# Leveling Exterior Concrete Patio Pad



## Daniel Holzman (Mar 10, 2009)

Based on the photos, this looks like it could either be settlement due to inadequate base preparation, or heave due to freeze thaw, again due to inadequate base preparation. In either case, if you pour a thin layer of concrete or self leveling compound over the existing concrete, you will simply get reflection cracking in the new concrete. The best way to minimize cracking potential would be to remove the existing concrete, and place an adequate base before placing new concrete.

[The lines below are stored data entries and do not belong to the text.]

# eggsbenedicto/DiffusionRenderer-ComfyUI

Hardware: AMD Instinct MI355X
Metric: denoising_steps_per_sec (higher is better)
Workload: dtype bf16; 1 GPU; inverse pass, 57f x 576 x 1024 clip: EDM Euler step = 1 DiT forward (D=4096, 28 blocks, 32 heads) over S=18432 tokens, guidance 0; parallelism=sp1 (token bands; self-attention exchange: none), weights=random-init (hash generator), 7.2e9 params bf16

## Files before the change

diffusionrenderer-comfyui_amd/csrc/drn_launchers.h:

```cpp
#pragma once
#include "drn_common.h"

struct ConvGeom;

void drn_attention_combine_launch(const float* opart, const float* mlpart, void* o, int nsplit, int batch, int heads, int64_t Sq,
                                  int64_t ldo, int64_t bso, float scale_log2e, void* oq, void* os, int64_t mx_bs, hipStream_t st);
void drn_attention16_launch(const void* q, const void* k, const void* v, void* o, int heads, int64_t Sq, int64_t Sk, int64_t ldq,
                            int64_t ldk, int64_t ldv, int64_t ldo, int64_t bsq, int64_t bsk, int64_t bsv, int64_t bso,
                            float scale_log2e, int nqb, int64_t total, int nsplit, int64_t kv_chunk, float* opart, float* mlpart,
                            hipStream_t st, void* oq, void* os, int64_t mx_bs);

int drn_gemm256s_dispatch(const void* A, const void* W, void* C, int64_t M, int64_t N, int64_t K, int64_t lda, int64_t ldw,
                          int64_t ldc, int epilogue, const void* gate, const void* residual, int64_t ldr, int64_t rpb,
                          void* stream, const int64_t* blk);
int drn_gemm256s_partial(const void* A, const void* W, float* partial, int64_t M, int64_t N, int64_t K, int64_t lda, int64_t ldw,
                         int splits, void* stream, bool wring_ok);
int drn_gemm144_dispatch(const void* A, const void* W, void* C, int64_t M, int64_t N, int64_t K, int64_t lda, int64_t ldw,
                         int64_t ldc, int epilogue, const void* gate, const void* residual, int64_t ldr, int64_t rpb,
                         void* stream, const int64_t* blk);
int drn_gemm_tall_dispatch(const void* A, const void* W, void* C, float* partial, int64_t M, int64_t N, int64_t K, int64_t lda,
                           int64_t ldw, int64_t ldc, int epilogue, const void* gate, const void* residual, int64_t ldr,
                           int64_t rpb, int splits, void* stream);
int drn_gemm_splitk_reduce(const void* workspace, int splits, void* C, int64_t M, int64_t N, int64_t ldc, int epilogue,
                           const void* gate, const void* residual, int64_t ldr, int64_t rows_per_batch, void* stream);
int drn_gemm_mx_gelu_mx_launch(const void* A, const void* SA, const void* W, const void* SW, void* CQ, void* CS, int64_t M, int64_t N,
                               int64_t K, void* stream);

bool drn_conv256s_ok(const ConvGeom& g, int C, int N, int64_t ldc, int64_t ldr, bool has_residual, bool out_f32, const void* y,
                     const void* residual);
int drn_conv256s_launch(const void* x, const void* w, const void* bias, void* y, const void* residual, const ConvGeom& g, int C,
                        int N, int64_t ldw, int64_t ldc, int64_t ldr, void* stream);

struct AttnLaunch {
    int64_t mx_bs;
    int64_t kv_chunk;
    int nsplit;
    int64_t nqb, total;
    float* opart;
    float* mlpart;
    float scale_log2e;
};
static inline int drn_attention_prologue(AttnLaunch* L, void* oq, void* os, bool mx_body, int batch, int heads, int64_t Sq, int64_t Sk,
                                         int64_t ldo, int64_t bso, float scale, int nsplit, void* workspace, int q_rows,
                                         int key_tile) {
    L->mx_bs = 0;
    if (oq) {
        DRN_CHECK_ARG(os && mx_body && ldo == (int64_t)heads * 128 && bso >= 0 && bso % ldo == 0);
        DRN_CHECK_ARG(((uintptr_t)oq & 7) == 0 && ((uintptr_t)os & 3) == 0);
        L->mx_bs = bso / ldo;
        DRN_CHECK_ARG(batch == 1 || L->mx_bs >= Sq);
    }
    L->kv_chunk = Sk;
    L->nsplit = nsplit;
    if (nsplit > 1 && Sq > 0) {
        DRN_CHECK_ARG(workspace && ((uintptr_t)workspace & 15) == 0 && batch <= 65535);
        L->kv_chunk = ((Sk + nsplit - 1) / nsplit + key_tile - 1) / key_tile * key_tile;
        L->nsplit = (int)((Sk + L->kv_chunk - 1) / L->kv_chunk);
    }
    L->nqb = (Sq + q_rows - 1) / q_rows;
    L->total = L->nqb * heads * batch * L->nsplit;
    DRN_CHECK_ARG(L->total < (1ll << 31));
    L->scale_log2e = scale * 1.44269504088896340736f;
    L->opart = (float*)workspace;
    L->mlpart = L->opart ? L->opart + (int64_t)L->nsplit * batch * Sq * heads * 128 : nullptr;
    return DRN_OK;
}
```

diffusionrenderer-comfyui_amd/csrc/gemm.hip:

```cpp
#include <stdlib.h>
#include "drn_common.h"
#include "drn_launchers.h"

#define BM 128
#define BN 128
#define BK 64
#define TILE_BYTES (BM * BK * 2)
#define STAGE_BYTES (2 * TILE_BYTES)

typedef const __attribute__((address_space(1))) void* gptr_t;
typedef __attribute__((address_space(3))) void* lptr_t;

__device__ __forceinline__ float gelu_erf(float x) { return 0.5f * x * (1.0f + erff(x * 0.70710678118654752440f)); }
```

An adequate base generally means at least 12 inches of crushed stone, clean gravel, or coarse sand over natural mineral soil. In cases of really poor existing soil, you may need a deeper base than that.


----------



## jomama45 (Nov 13, 2008)

Everything has a realistic service life, and that combination of patio/sidewalks/additions is well past it's service life. There's no simple, cost effective way to limp it along for more than one winter IMO.........


----------



## stadry (Jun 20, 2009)

what about that stuff bill clinton used to line the back of his el camino ? :laughing: believe i heard he said it looked like grass & rhymes w/*** :yes:

your patio's reached its end,,, you could overlay ea individual piece & make 'em look like river stones or flagstone but you could also replace the whole pad for about the same,,, i'd 2nd the latter if i were you :thumbsup:

when AND IF you do replace it, have your guy install a proper joint pattern so you don't wind up w/random cracking


----------